Иностранное слово далось Квазимодычу нелегко. Но далось.
– Ладно, записывай… «Учитывая, что заявлений о пропаже руки от граждан женского пола не поступало…» Не было ведь таких заявлений?
– Не было!
– И-мен-но! «…Учитывая, что заявлений о пропаже руки от граждан женского пола не поступало, для владелицы она большой ценности не представляет. На основании вышеизложенного, руководствуясь частью второй статьи седьмой и статьей сто тринадцатой УПК Российской Федерации, в возбуждении уголовного дела отказать в связи с малозначительностью». Точка. Подпись…
Квазимодыч закончил водить карандашом по бумаге, медленно посмотрел сначала на Виноградова, потом на его соседа.
– Убью.

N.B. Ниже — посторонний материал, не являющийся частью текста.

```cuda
__device__ __forceinline__ u64 mul_shoup_lazy(u64 a, u64 w, u64 ws, u64 p) {
  const u64 q = __umul64hi(a, ws);
  const u64 np = 0 - p;
  u64 r;
  asm("{\n\t"
      ".reg .u32 a0, a1, w0, w1, q0, q1, n0, n1, lo, hi;\n\t"
      ".reg .u64 W;\n\t"
      "mov.b64 {a0, a1}, %1;\n\t"
      "mov.b64 {w0, w1}, %2;\n\t"
      "mov.b64 {q0, q1}, %3;\n\t"
      "mov.b64 {n0, n1}, %4;\n\t"
      "mul.wide.u32 W, q0, n0;\n\t"
      "mad.wide.u32 W, a0, w0, W;\n\t"
      "mov.b64 {lo, hi}, W;\n\t"
      "mad.lo.u32 hi, q0, n1, hi;\n\t"
      "mad.lo.u32 hi, q1, n0, hi;\n\t"
      "mad.lo.u32 hi, a0, w1, hi;\n\t"
      "mad.lo.u32 hi, a1, w0, hi;\n\t"
      "mov.b64 %0, {lo, hi};\n\t"
      "}"
      : "=l"(r)
      : "l"(a), "l"(w), "l"(q), "l"(np));
  return r;
}
__device__ __forceinline__ u64 mul_shoup(u64 a, u64 w, u64 ws, u64 p) {
  return csub(mul_shoup_lazy(a, w, ws, p), p);
}

__device__ __forceinline__ u64 mul_solinas_lazy(u64 y, u64 w0, u64 w1, u32 c) {
  u64 r;
  asm("{\n\t"
      ".reg .u32 y0, y1, a0, a1, b0, b1, p0, pc, q0, qc, s0, h0, h1, hh, tt, sl, r0, r1;\n\t"
      ".reg .u64 P, Q, PH, QH, PC, QC, S, R;\n\t"
      "mov.b64 {y0, y1}, %1;\n\t"
// ... 123 lines not shown
__device__ __forceinline__ u64 barrett64(u64 a, u64 p, u64 bhi, u64 blo) {
  u64 t0 = __umul64hi(a, blo);
  u64 a_lo = a * bhi, a_hi = __umul64hi(a, bhi);
  u64 s = a_lo + t0;
  u64 q = a_hi + (s < a_lo);
  return csub(a - q * p, p);
}
__device__ __forceinline__ u64 mulmod(u64 a, u64 b, u64 p, u64 bhi, u64 blo) {
  return barrett128(a * b, __umul64hi(a, b), p, bhi, blo);
}

__device__ __forceinline__ void mul128_62(u64 a, u64 b, u64& lo, u64& hi) {
  asm("{\n\t"
      ".reg .u32 a0, a1, b0, b1, p0, p1, m0, m1, q0, q1, t1, t2, t3;\n\t"
      ".reg .u64 P, M, Q;\n\t"
      "mov.b64 {a0, a1}, %2;\n\t"
      "mov.b64 {b0, b1}, %3;\n\t"
      "mul.wide.u32 P, a0, b0;\n\t"
      "mul.wide.u32 M, a0, b1;\n\t"
      "mad.wide.u32 M, a1, b0, M;\n\t"
      "mul.wide.u32 Q, a1, b1;\n\t"
      "mov.b64 {p0, p1}, P;\n\t"
      "mov.b64 {m0, m1}, M;\n\t"
      "mov.b64 {q0, q1}, Q;\n\t"
      "add.cc.u32 t1, p1, m0;\n\t"
      "addc.cc.u32 t2, q0, m1;\n\t"
      "addc.u32 t3, q1, 0;\n\t"
      "mov.b64 %0, {p0, t1};\n\t"
      "mov.b64 %1, {t2, t3};\n\t"
      "}"
      : "=l"(lo), "=l"(hi)
      : "l"(a), "l"(b));
}

__device__ __forceinline__ void fold_step_solinas(u64& lo, u64& hi, u64 top, u32 c) {
  const u64 mask = (1ull << 62) - 1;
  const u64 x = (lo >> 62) | (hi << 2);
  const u64 t0 = (u64)c * (u32)x + (lo & mask);
  const u64 t1 = (u64)c * (u32)(x >> 32) + (t0 >> 32);
  lo = (t1 << 32) | (u32)t0;
  hi = (t1 >> 32) + top * c;
}
__device__ __forceinline__ u64 fold94_solinas(u64 lo, u64 hi, u32 c) {
  const u32 x = (u32)((lo >> 62) | (hi << 2));
  return (u64)c * x + (lo & ((1ull << 62) - 1));
}
__device__ __forceinline__ u64 fold192_solinas(u64 lo, u64 mid, u64 hi, u32 c) {
  u64 top = (mid >> 62) | (hi << 2);
  fold_step_solinas(lo, mid, top, c);
  fold_step_solinas(lo, mid, 0, c);
  return fold94_solinas(lo, mid, c);
}

struct Acc192 {
  u32 e0, e1, e2, e3, e4, o1, o2, o3;
  __device__ __forceinline__ void clear() { e0 = e1 = e2 = e3 = e4 = o1 = o2 = o3 = 0; }
  __device__ __forceinline__ void mac(u64 a, u64 b) {
    asm("{\n\t"
        ".reg .u32 a0, a1, b0, b1;\n\t"
        "mov.b64 {a0, a1}, %8;\n\t"
        "mov.b64 {b0, b1}, %9;\n\t"
        "mad.lo.cc.u32 %0, a0, b0, %0;\n\t"
        "madc.hi.cc.u32 %1, a0, b0, %1;\n\t"
        "madc.lo.cc.u32 %2, a1, b1, %2;\n\t"
        "madc.hi.cc.u32 %3, a1, b1, %3;\n\t"
        "addc.u32 %4, %4, 0;\n\t"
        "mad.lo.cc.u32 %5, a0, b1, %5;\n\t"
        "madc.hi.cc.u32 %6, a0, b1, %6;\n\t"
        "addc.u32 %7, %7, 0;\n\t"
        "mad.lo.cc.u32 %5, a1, b0, %5;\n\t"
        "madc.hi.cc.u32 %6, a1, b0, %6;\n\t"
        "addc.u32 %7, %7, 0;\n\t"
        "}"
        : "+r"(e0), "+r"(e1), "+r"(e2), "+r"(e3), "+r"(e4), "+r"(o1), "+r"(o2), "+r"(o3)
        : "l"(a), "l"(b));
  }
  __device__ __forceinline__ void add64(u64 v) {
    asm("{\n\t"
        ".reg .u32 v0, v1;\n\t"
        "mov.b64 {v0, v1}, %5;\n\t"
        "add.cc.u32 %0, %0, v0;\n\t"
        "addc.cc.u32 %1, %1, v1;\n\t"
        "addc.cc.u32 %2, %2, 0;\n\t"
        "addc.cc.u32 %3, %3, 0;\n\t"
        "addc.u32 %4, %4, 0;\n\t"
        "}"
        : "+r"(e0), "+r"(e1), "+r"(e2), "+r"(e3), "+r"(e4)
        : "l"(v));
  }
  __device__ __forceinline__ void merged(u64& lo, u64& mid, u32& hi) const {
    u32 w1, w2, w3;
    asm("add.cc.u32 %0, %4, %8;\n\t"
        "addc.cc.u32 %1, %5, %9;\n\t"
        "addc.cc.u32 %2, %6, %10;\n\t"
        "addc.u32 %3, %7, 0;"
        : "=r"(w1), "=r"(w2), "=r"(w3), "=r"(hi)
        : "r"(e1), "r"(e2), "r"(e3), "r"(e4), "r"(o1), "r"(o2), "r"(o3));
    lo = ((u64)w1 << 32) | e0;
    mid = ((u64)w3 << 32) | w2;
  }
  __device__ __forceinline__ u64 reduce_lazy(const LimbDev& m) const {
    u64 lo, mid;
    u32 hi32;
    merged(lo, mid, hi32);
    const u64 hi = hi32;
    if (m.sol_c) return fold192_solinas(lo, mid, hi, (u32)m.sol_c);
    u64 r1 = barrett128_lazy(lo, mid, m.p, m.bhi, m.blo);
    u64 hl = hi * m.c128, hh = __umul64hi(hi, m.c128);
    u64 r2 = barrett128_lazy(hl, hh, m.p, m.bhi, m.blo);
    return csub(r1 + r2, m.p2);
  }
  __device__ __forceinline__ u64 reduce(const LimbDev& m) const {
    u64 lo, mid;
    u32 hi32;
    merged(lo, mid, hi32);
    const u64 hi = hi32;
    if (m.sol_c) return csub(fold192_solinas(lo, mid, hi, (u32)m.sol_c), m.p);
    u64 r1 = barrett128_lazy(lo, mid, m.p, m.bhi, m.blo);
    u64 hl = hi * m.c128, hh = __umul64hi(hi, m.c128);
    u64 r2 = barrett128_lazy(hl, hh, m.p, m.bhi, m.blo);
    return csub(csub(r1 + r2, m.p2), m.p);
  }
};

__device__ __forceinline__ u64 reduce128_limb(u64 lo, u64 hi, const LimbDev& m) {
  if (m.sol_c) return csub(fold192_solinas(lo, hi, 0, (u32)m.sol_c), m.p);
  return barrett128(lo, hi, m.p, m.bhi, m.blo);
}
__device__ __forceinline__ u64 reduce94_limb(u64 lo, u64 hi, const LimbDev& m) {
  if (m.sol_c) return csub(fold94_solinas(lo, hi, (u32)m.sol_c), m.p);
  return barrett128(lo, hi, m.p, m.bhi, m.blo);
}

__device__ __forceinline__ void mac_theta(u32 (&a)[7], u64 r, u64 tlo, u64 thi) {
  asm("{\n\t"
      ".reg .u32 r0, r1, t0, t1, t2, t3, u0, u1, u2, u3, u4, c;\n\t"
      ".reg .u64 P, C;\n\t"
      "mov.b64 {r0, r1}, %7;\n\t"
      "mov.b64 {t0, t1}, %8;\n\t"
      "mov.b64 {t2, t3}, %9;\n\t"
      "mul.wide.u32 P, r0, t0;\n\t"
      "mov.b64 {u0, c}, P;\n\t"
      "cvt.u64.u32 C, c;\n\t"
      "mad.wide.u32 P, r0, t1, C;\n\t"
      "mov.b64 {u1, c}, P;\n\t"
      "cvt.u64.u32 C, c;\n\t"
      "mad.wide.u32 P, r0, t2, C;\n\t"
      "mov.b64 {u2, c}, P;\n\t"
      "cvt.u64.u32 C, c;\n\t"
      "mad.wide.u32 P, r0, t3, C;\n\t"
      "mov.b64 {u3, u4}, P;\n\t"
      "add.cc.u32 %0, %0, u0;\n\t"
      "addc.cc.u32 %1, %1, u1;\n\t"
      "addc.cc.u32 %2, %2, u2;\n\t"
      "addc.cc.u32 %3, %3, u3;\n\t"
      "addc.cc.u32 %4, %4, u4;\n\t"
      "addc.cc.u32 %5, %5, 0;\n\t"
      "addc.u32 %6, %6, 0;\n\t"
      "mul.wide.u32 P, r1, t0;\n\t"
      "mov.b64 {u0, c}, P;\n\t"
      "cvt.u64.u32 C, c;\n\t"
      "mad.wide.u32 P, r1, t1, C;\n\t"
      "mov.b64 {u1, c}, P;\n\t"
      "cvt.u64.u32 C, c;\n\t"
      "mad.wide.u32 P, r1, t2, C;\n\t"
      "mov.b64 {u2, c}, P;\n\t"
      "cvt.u64.u32 C, c;\n\t"
      "mad.wide.u32 P, r1, t3, C;\n\t"
      "mov.b64 {u3, u4}, P;\n\t"
      "add.cc.u32 %1, %1, u0;\n\t"
      "addc.cc.u32 %2, %2, u1;\n\t"
      "addc.cc.u32 %3, %3, u2;\n\t"
      "addc.cc.u32 %4, %4, u3;\n\t"
      "addc.cc.u32 %5, %5, u4;\n\t"
// ... 81 lines not shown
```

Measured before the change: 4548.

## Use Karatsuba 31-bit split accumulator for RNS scaling MACs

```diff
diff --git a/bench_micro/mac_bench.cu b/bench_micro/mac_bench.cu
--- a/bench_micro/mac_bench.cu
+++ b/bench_micro/mac_bench.cu
@@ -55,6 +55,52 @@
   for (int i = 0; i < NACC; i++) x ^= acc[i].fin();
   out[blockIdx.x * blockDim.x + threadIdx.x] = x;
 }
+struct Acc3 {
+  u64 c00, c11, css;
+  u32 t00, t11, tss;
+  __device__ __forceinline__ void clear() { c00 = c11 = css = 0; t00 = t11 = tss = 0; }
+  __device__ __forceinline__ void mac(u32 r0, u32 r1, u32 rs, u32 w0, u32 w1, u32 ws) {
+    asm volatile("{\n\t.reg .u32 l, h;\n\t"
+        "mov.b64 {l, h}, %0;\n\tmad.lo.cc.u32 l, %6, %9, l;\n\tmadc.hi.cc.u32 h, %6, %9, h;\n\taddc.u32 %3, %3, 0;\n\tmov.b64 %0, {l, h};\n\t"
+        "mov.b64 {l, h}, %1;\n\tmad.lo.cc.u32 l, %7, %10, l;\n\tmadc.hi.cc.u32 h, %7, %10, h;\n\taddc.u32 %4, %4, 0;\n\tmov.b64 %1, {l, h};\n\t"
+        "mov.b64 {l, h}, %2;\n\tmad.lo.cc.u32 l, %8, %11, l;\n\tmadc.hi.cc.u32 h, %8, %11, h;\n\taddc.u32 %5, %5, 0;\n\tmov.b64 %2, {l, h};\n\t}"
+        : "+l"(c00), "+l"(c11), "+l"(css), "+r"(t00), "+r"(t11), "+r"(tss)
+        : "r"(r0), "r"(r1), "r"(rs), "r"(w0), "r"(w1), "r"(ws));
+  }
+  __device__ __forceinline__ u64 fin() const { return c00 ^ c11 ^ css ^ t00 ^ t11 ^ tss; }
+};
+template <int NACC>
+__global__ void k3(u64* out, u64 seed, int iters) {
+  Acc3 acc[NACC];
+  u32 w0[8], w1[8], ws[8];
+#pragma unroll
+  for (int i = 0; i < NACC; i++) acc[i].clear();
+#pragma unroll
+  for (int i = 0; i < 8; i++) {
+    const u64 w = (seed * (threadIdx.x + 17 + i)) & 0x3fffffffffffffffull;
+    w0[i] = (u32)w & 0x7fffffffu;
+    w1[i] = (u32)(w >> 31);
+    ws[i] = w0[i] + w1[i];
+  }
+  u64 r = seed ^ threadIdx.x;
+  for (int it = 0; it < iters; it++) {
+#pragma unroll
+    for (int u = 0; u < 8 / NACC * 1; u++) {
+      const u32 r0 = (u32)r & 0x7fffffffu, r1 = (u32)(r >> 31), rs = r0 + r1;
+#pragma unroll
+      for (int a = 0; a < NACC; a++) {
+        const int j = (u * NACC + a) & 7;
+        acc[a].mac(r0, r1, rs, w0[j], w1[j], ws[j]);
+      }
+      r = (r + 0x9e3779b97f4a7c15ull) & 0x3fffffffffffffffull;
+    }
+  }
+  u64 x = 0;
+#pragma unroll
+  for (int i = 0; i < NACC; i++) x ^= acc[i].fin();
+  out[blockIdx.x * blockDim.x + threadIdx.x] = x;
+}
+
 template <int V, int NACC>
 void run(int warps_per_smsp) {
   u64* out;
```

Убью, студент…
Владимир Александрович поверил. Потенциальный покойник, кажется, тоже:
– Мам-ма! Не надо, Квазимодушка, милый… ой-ой-ой!
* * *…Минут через двадцать разлили по третей – несколько раньше, правда, чем планировалось, но по необходимости. В порядке, так сказать, разминки и в знак примирения.
– Послушайте, мужики. Вот тут приказ такой… «Пункт три. В целях обеспечения безопасности, сохранения жизни и здоровья сотрудников всем экипажам маломерных судов (катеров) милиции и находящимся в них нарядам во время патрулирования акватории Финского залива и реки Невы находиться в бронежилетах и защитных шлемах „Сфера“…» – Виноградов выдержал паузу, приглашая коллег посмеяться.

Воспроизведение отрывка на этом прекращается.